# Favicon Feedback



## Kevin (Mar 27, 2016)

If you have Wood Barter bookmarked on your bookmark bar or elsehwere, where the favicon shows, is it showing for you or do you just get the generic bookmark image? For those that may not know what a favicon is, it's an icon for your favorites folder and bar. Here is the WB favicon showing on my bookmark bar where the green arrow points...





And 3 radio stations I listen to that do not have a favicon enabled and their bookmark icon is just a generic page icon . . .





If you don't have WB bookmarked please do not vote.

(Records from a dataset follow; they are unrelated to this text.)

diff --git a/bonito_amd/csrc/beam.hip b/bonito_amd/csrc/beam.hip
--- a/bonito_amd/csrc/beam.hip
+++ b/bonito_amd/csrc/beam.hip
@@ -1164,14 +1164,32 @@
     int8_t* qstring;
     int8_t* moves;
     float* qfloat;
+    int8_t* host_sequence;
+    int8_t* host_qstring;
+    int8_t* host_moves;
 };
 
+__device__ __forceinline__ void fin_row_to_host(int8_t* dst, const int8_t* src, int T, int lane) {
+    const int head = min(T, (int)((16 - ((uintptr_t)dst & 15)) & 15));
+    const int body = (T - head) / 16;
+    const int tail = head + body * 16;
+    if (lane < head) dst[lane] = src[lane];
+    for (int i = lane; i < body; i += 64) ((uint4_t*)(dst + head))[i] = ((const uint4_t*)(src + head))[i];
+    if (lane < T - tail) dst[tail + lane] = src[tail + lane];
+}
+
 constexpr int FTB = 256;
-
+constexpr int FSEG = FTB / 64;
+constexpr int FSEG_BYTES = FSEG * MAXW + 4;
+
+template <bool PAR>
 __global__ __launch_bounds__(64) void beam_finalize_kernel(FinArgs p) {
-    __shared__ __attribute__((aligned(16))) uint8_t st[FTB * MAXW];
+    __shared__ __attribute__((aligned(16))) uint8_t st[PAR ? 64 * FSEG_BYTES : FTB * MAXW];
+    __shared__ __attribute__((aligned(4))) uint8_t seg_map[PAR ? 64 * MAXW : 4];
+    __shared__ uint8_t seg_entry[64];
     __shared__ int8_t res_m[FTB], res_s[FTB];
     __shared__ int s_r;
+    static_assert(MAXW == 32 && FSEG * MAXW % 16 == 0, "beam_finalize_kernel: a segment is whole 16-byte pieces of 32-slot rows");
     const int n = blockIdx.x, lane = threadIdx.x;
     const int T = p.T;
     const uint8_t* bp = p.bp + (long)n * T * MAXW;
@@ -1193,10 +1211,60 @@
                 if (lane + 64 * k < nbytes / 16) tmp[k] = src[lane + 64 * k];
 #pragma unroll
             for (int k = 0; k < PER; ++k)
-                if (lane + 64 * k < nbytes / 16) ((uint4_t*)st)[lane + 64 * k] = tmp[k];
+                if (lane + 64 * k < nbytes / 16) {
+                    const int j = lane + 64 * k;
+                    if constexpr (PAR) {
+                        unsigned* d = (unsigned*)st + j * 4 + j / (FSEG * MAXW / 16);
+                        d[0] = tmp[k].x; d[1] = tmp[k].y; d[2] = tmp[k].z; d[3] = tmp[k].w;
+                    } else {
+                        ((uint4_t*)st)[j] = tmp[k];
+                    }
+                }
         }
         __syncthreads();
-        if (lane == 0) {
+        if constexpr (PAR) {
+            const int nrows = thi - tlo;
+            const int nseg = (nrows + FSEG - 1) / FSEG;
+            const int lo = lane * FSEG;
+            const int cnt = min(FSEG, nrows - lo);
+            const uint8_t* seg = st + lane * FSEG_BYTES;
+            if (lane < nseg) {
+                unsigned packed[MAXW / 4];
+#pragma unroll
+                for (int s = 0; s < MAXW; ++s) {
+                    int r = s;
+#pragma unroll
+                    for (int j = FSEG - 1; j >= 0; --j)
+                        if (j < cnt) r = seg[j * MAXW + r] & 31;
+                    if (s % 4 == 0) packed[s / 4] = (unsigned)r;
+                    else packed[s / 4] |= (unsigned)r << (8 * (s % 4));
+                }
+#pragma unroll
+                for (int w = 0; w < MAXW / 4; ++w) ((unsigned*)seg_map)[lane * (MAXW / 4) + w] = packed[w];
+            }
+            __syncthreads();
+            if (lane == 0) {
+                int r = s_r;
+                for (int l = nseg - 1; l >= 0; --l) {
+                    seg_entry[l] = (uint8_t)r;
+                    r = seg_map[l * MAXW + r];
+                }
+                s_r = r;
+            }
+            __syncthreads();
+            if (lane < nseg) {
+                int r = seg_entry[lane];
+#pragma unroll
+                for (int j = FSEG - 1; j >= 0; --j)
+                    if (j < cnt) {
+                        const int info = seg[j * MAXW + r];
+                        const int is_move = (info >> 5) & 1;
+                        res_m[lo + j] = (int8_t)is_move;
+                        res_s[lo + j] = is_move ? (int8_t)((0x54474341u >> (8 * (info >> 6))) & 0xffu) : (int8_t)0;
+                        r = info & 31;
+                    }
+            }
+        } else if (lane == 0) {
             int r = s_r;
             for (int t = thi - 1; t >= tlo; --t) {
                 const int info = st[(t - tlo) * MAXW + r];
@@ -1237,6 +1305,13 @@
         qv = fminf(fmaxf(qv, 1.0f), 50.0f);
         if (qf) qf[t] = qv;
         qs[t] = (int8_t)(33 + (int)floorf(qv + 0.5f));
+    }
+    if (p.host_sequence) {
+        __threadfence();
+        __syncthreads();
+        fin_row_to_host(p.host_sequence + (long)n * T, sq, T, lane);
+        fin_row_to_host(p.host_qstring + (long)n * T, qs, T, lane);
+        fin_row_to_host(p.host_moves + (long)n * T, mv, T, lane);
     }
 }
 
@@ -1450,8 +1525,31 @@
                 debug ? (long long*)(ws + w.dbg) : nullptr, p.select_radix ? 0.0f : 256.0f / fmaxf(logf(beam_cut), 1e-6f), P, p.nt};
     if (int rc = launch_instance(beam_instances, p.beam, stream, ba)) return rc;
     if (side) BH_CHECK_HIP(hipStreamWaitEvent(stream, side->join, 0));
-    FinArgs fa{bp, fin, P, N, T, q_scale, q_offset, sequence, qstring, moves, qfloat};
-    hipLaunchKernelGGL(beam_finalize_kernel, dim3(N), dim3(64), 0, stream, fa);
+    FinArgs fa{bp, fin, P, N, T, q_scale, q_offset, sequence, qstring, moves, qfloat, nullptr, nullptr, nullptr};
+    if (bh::g_opt.beam_out_host) {
+        int8_t* out[3] = {sequence, qstring, moves};
+        int8_t* mapped[3] = {nullptr, nullptr, nullptr};
+        int n_host = 0;
+        for (int i = 0; i < 3; ++i) {
+            hipPointerAttribute_t at{};
+            if (hipPointerGetAttributes(&at, out[i]) != hipSuccess) { (void)hipGetLastError(); continue; }
+            if (at.type != hipMemoryTypeHost || !at.devicePointer) continue;
+            mapped[i] = (int8_t*)at.devicePointer;
+            ++n_host;
+        }
+        BH_REQUIRE(n_host == 0 || n_host == 3, "beam_search: sequence, qstring and moves must all be device memory or all be host memory");
+        if (n_host == 3) {
+            const size_t plane = ((size_t)N * T + 15) / 16 * 16 + 16;
+            BH_REQUIRE(3 * plane <= w.P - w.Bcum, "beam_search: no room for the device copies of host output planes");
+            BH_REQUIRE(((uintptr_t)(ws + w.Bcum) & 15) == 0, "beam_search: workspace must be 16-byte aligned for host output planes");
+            int8_t* dev[3];
+            for (int i = 0; i < 3; ++i) dev[i] = (int8_t*)(ws + w.Bcum) + i * plane + ((uintptr_t)mapped[i] & 15);
+            fa.sequence = dev[0]; fa.qstring = dev[1]; fa.moves = dev[2];
+            fa.host_sequence = mapped[0]; fa.host_qstring = mapped[1]; fa.host_moves = mapped[2];
+        }
+    }
+    if (bh::g_opt.fin_parallel) hipLaunchKernelGGL(beam_finalize_kernel<true>, dim3(N), dim3(64), 0, stream, fa);
+    else hipLaunchKernelGGL(beam_finalize_kernel<false>, dim3(N), dim3(64), 0, stream, fa);
     BH_CHECK_HIP(hipGetLastError());
     return 0;
 }
diff --git a/bonito_amd/csrc/engine.cpp b/bonito_amd/csrc/engine.cpp
--- a/bonito_amd/csrc/engine.cpp
+++ b/bonito_amd/csrc/engine.cpp
@@ -117,6 +117,8 @@
     int lstm_prefill = 1;
     DevBuf q_act[2], q_ex;
     DevBuf ex16;
+    DevBuf arm_ws;
+    std::vector<size_t> arm_off;
     int lstm_pair = 1;
     int norm_fuse = 0;
     int lstm_exchange = 1;
@@ -291,6 +293,19 @@
     return p;
 }
 
+constexpr size_t NO_ARM_REGION = ~(size_t)0;
+struct ArmRegion {
+    size_t ex_bytes = 0, xcc_bytes = 0;
+    size_t bytes() const { return (ex_bytes + xcc_bytes + 255) & ~(size_t)255; }
+};
+static ArmRegion arm_region(const LstmPlan& p) {
+    ArmRegion r;
+    if (p.family == BH_LSTM_Q8 || !p.row || p.geo.unlimited) return r;
+    if (p.handoff == HANDOFF_RING) r.ex_bytes = (size_t)4 * p.n_rings * p.row->ex_bytes;
+    r.xcc_bytes = (size_t)p.n_rings * p.row->slots_per_ring * sizeof(int);
+    return r;
+}
+
 struct CreateState {
     int channels = 1, channels_eff = 1;
     float bound = 4.0f;
@@ -517,6 +532,19 @@
             for (const bh_lstm_instance* row : lstm_admitted(l.d)) exb = std::max(exb, (size_t)4 * (Np / row->geo.ring_chunks) * row->ex_bytes);
         }
         if (exb && e->ex16.alloc(exb + 256)) return -1;
+        size_t armb = 0;
+        for (const auto& l : e->layers) {
+            if (l.d.kind != BH_LAYER_LSTM) continue;
+            ArmRegion r;
+            for (const bh_lstm_instance* row : lstm_admitted(l.d)) {
+                const size_t R = Np / row->geo.ring_chunks;
+                r.ex_bytes = std::max(r.ex_bytes, 4 * R * row->ex_bytes);
+                r.xcc_bytes = std::max(r.xcc_bytes, R * row->slots_per_ring * sizeof(int));
+            }
+            armb += r.bytes();
+        }
+        if (armb && e->arm_ws.alloc(armb)) return -1;
+        e->arm_off.assign(n_layers, NO_ARM_REGION);
     }
     if (e->act[0].alloc(ab + 256) || e->act[1].alloc(ab + 256) || e->gates.alloc(w.gate_bytes + 256) ||
         e->sig.alloc((size_t)Np * e->max_chunk * 2) || e->err.alloc(sizeof(int) * bh_encoder::ERR_SLOTS) ||
@@ -847,6 +875,13 @@
     layer.R = layer.n_rings = p.n_rings;
     layer.reverse = d.reverse;
     layer.err_flag = e->cur_err; layer.xcc_ws = (int*)e->lstm_ws.p;
+    if (e->arm_off[i] != NO_ARM_REGION) {
+        char* region = (char*)e->arm_ws.p + e->arm_off[i];
+        const ArmRegion r = arm_region(p);
+        if (r.ex_bytes) layer.ex = region;
+        layer.xcc_ws = (int*)(region + r.ex_bytes);
+        layer.armed = 1;
+    }
     layer.write_through = e->lstm_force_slow; layer.tune = e->lstm_tune;
     rc = bh_k_lstm_run_layer(layer, p.rings_per_launch, p.pairs, st);
     if (rc) return rc;
@@ -1021,12 +1056,28 @@
         BH_CHECK_HIP(hipMemsetAsync(e->cur_err, 0, sizeof(int), st));
     }
     const int Np = (N + e->batch_pad - 1) / e->batch_pad * e->batch_pad;
-    if (Np != N) BH_CHECK_HIP(hipMemsetAsync((char*)e->sig.p + (size_t)N * L * 2, 0, (size_t)(Np - N) * L * 2, st));
-    BH_CHECK_HIP(hipMemcpyAsync(e->sig.p, signal, (size_t)N * L * 2, hipMemcpyDeviceToDevice, st));
+    {
+        size_t arm_bytes = 0;
+        const bool arm_once = bh::g_opt.lstm_arm_once && e->arm_ws.p && !(e->lstm_tune & 4);
+        for (size_t i = 0; i < e->layers.size(); ++i) {
+            e->arm_off[i] = NO_ARM_REGION;
+            if (!arm_once || e->layers[i].d.kind != BH_LAYER_LSTM) continue;
+            const size_t b = arm_region(lstm_plan(e, e->layers[i], Np)).bytes();
+            if (!b || arm_bytes + b > e->arm_ws.bytes) continue;
+            e->arm_off[i] = arm_bytes;
+            arm_bytes += b;
+        }
+        if (arm_bytes) BH_CHECK_HIP(hipMemsetAsync(e->arm_ws.p, 0xFF, arm_bytes, st));
+    }
+    const bool direct = bh::g_opt.sig_direct && Np == N && ((uintptr_t)signal & 15) == 0 && e->layers[0].d.kind == BH_LAYER_CONV;
+    if (!direct) {
+        if (Np != N) BH_CHECK_HIP(hipMemsetAsync((char*)e->sig.p + (size_t)N * L * 2, 0, (size_t)(Np - N) * L * 2, st));
+        BH_CHECK_HIP(hipMemcpyAsync(e->sig.p, signal, (size_t)N * L * 2, hipMemcpyDeviceToDevice, st));
+    }
 
     e->prefilled = nullptr;
     Cursor c;
-    c.cur = e->sig.p; c.len = L; c.N = N; c.Np = Np; c.st = st; c.scores = scores; c.n_act = e->n_act;
+    c.cur = direct ? signal : e->sig.p; c.len = L; c.N = N; c.Np = Np; c.st = st; c.scores = scores; c.n_act = e->n_act;
     for (size_t i = 0; i < e->layers.size(); ++i) {
         int rc = 0;
         switch (e->layers[i].d.kind) {
@@ -1126,6 +1177,11 @@
     BH_CHECK_HIP(hipMemcpy(host, (char*)e->lstm_ws.p + offset, bytes, hipMemcpyDeviceToHost));
     return 0;
 }
+extern "C" int bh_encoder_debug_read_signal(bh_encoder_t* e, void* host, size_t bytes, size_t offset) {
+    BH_REQUIRE(e && host && offset + bytes <= e->sig.bytes, "encoder_debug_read_signal: out of range");
+    BH_CHECK_HIP(hipMemcpy(host, (char*)e->sig.p + offset, bytes, hipMemcpyDeviceToHost));
+    return 0;
+}
 extern "C" int bh_encoder_set_option(bh_encoder_t* e, const char* name, int value) {
     BH_REQUIRE(e && name, "encoder_set_option: null argument");
     if (!strcmp(name, "lstm_force_slow")) { e->lstm_force_slow = value & 1; return 0; }
diff --git a/bonito_amd/csrc/kernels.h b/bonito_amd/csrc/kernels.h
--- a/bonito_amd/csrc/kernels.h
+++ b/bonito_amd/csrc/kernels.h
@@ -80,6 +80,7 @@
     int write_through;
     int tune;
     int arm;
+    int armed;
 };
 int bh_k_lstm_launch(const bh_lstm_launch& l, hipStream_t stream);
 int bh_k_lstm_run_layer(const bh_lstm_launch& layer, int rings_per_launch, bool pair, hipStream_t stream);
diff --git a/bonito_amd/csrc/lstm.hip b/bonito_amd/csrc/lstm.hip
--- a/bonito_amd/csrc/lstm.hip
+++ b/bonito_amd/csrc/lstm.hip
@@ -1260,11 +1260,11 @@
     if (int rc = lstm_launch_plan(l.family, l.H, l.ex != nullptr, l.tune, l.N, l.R, l.n_rings, l.arm != 0, bh_cu_count(), &p)) return rc;
     const bh_lstm_instance& row = *p.row;
     BH_REQUIRE(!row.projects || l.input != l.h_out, "lstm: fused layer cannot run in place");
-    if (!row.geo.unlimited) {
-        BH_REQUIRE(l.xcc_ws != nullptr, "lstm: missing XCD agreement workspace");
-        BH_CHECK_HIP(hipMemsetAsync(l.xcc_ws, 0xFF, p.xcc_bytes, stream));
-    }
-    if (p.arm_bytes) BH_CHECK_HIP(hipMemsetAsync(l.ex, 0xFF, p.arm_bytes, stream));
+    if (!row.geo.unlimited) BH_REQUIRE(l.xcc_ws != nullptr, "lstm: missing XCD agreement workspace");
+    if (!l.armed) {
+        if (!row.geo.unlimited) BH_CHECK_HIP(hipMemsetAsync(l.xcc_ws, 0xFF, p.xcc_bytes, stream));
+        if (p.arm_bytes) BH_CHECK_HIP(hipMemsetAsync(l.ex, 0xFF, p.arm_bytes, stream));
+    }
     const LstmArgs a{row.projects || row.args == ARGS_WIDE ? nullptr : (const half_t*)l.input, (const half_t*)l.w_hh, (half_t*)l.h_out,
                      l.T, l.N, l.H, l.n_rings, l.reverse, l.err_flag, max_spins(), l.xcc_ws, l.write_through, l.tune};
     const LstmFusedArgs fa{(const half_t*)l.input, (const half_t*)l.w_ih, l.bias, a};
@@ -1299,6 +1299,7 @@
         l.h_out = (char*)layer.h_out + col * layer.H * 2;
         if (layer.ex) l.ex = (char*)layer.ex + (size_t)r0 * row->ex_bytes;
         l.arm = r0 == 0;
+        if (layer.armed && layer.xcc_ws) l.xcc_ws = layer.xcc_ws + (size_t)r0 * row->slots_per_ring;
         if (int rc = bh_k_lstm_launch(l, stream)) return rc;
         r0 += l.n_rings;
     }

I need to know who it is working for and who it isn't. Please let me know what device and browser you use. For example a device is a iphone, android, laptop or PC etc. A browser is like Chrome, Firefox, Internet Explorer, Safari or Opera etc.

Poll Closed


----------



## ripjack13 (Mar 27, 2016)

Mine is not. Using firefox on a windows based pc. I acually had an upgrade, and after that it was gone. I will check tomorrow on my chrome.


----------



## rocky1 (Mar 27, 2016)

Nope... I'm running SlimBrowser on a Windows machine for default, it runs on the IE Browser Engine.

Tried it on Internet Explorer, Microsoft Edge, Comodo Dragon. Don't know where my Firefox went, somehow disappeared when I upgraded Windows. 

Not showing in the Address Bar, or on the Favorites Bar.


----------



## Schroedc (Mar 27, 2016)

Chrome browser on a Win 7 PC and a Win 10 PC and neither of them show the Favicon. Also not showing on My phone, Chrome on Android


----------



## Nature Man (Mar 27, 2016)

Nope. IE v11, Desktop, Windows 8.1. WB loaded to Favorites Bar. Chuck


----------



## Kevin (Mar 27, 2016)

rocky1 said:


> Not showing in the Address Bar, or on the Favorites Bar.



It has to show something if you added it. Whether or not it is the generic page or the "W" favicon it will show something - you do realize that? 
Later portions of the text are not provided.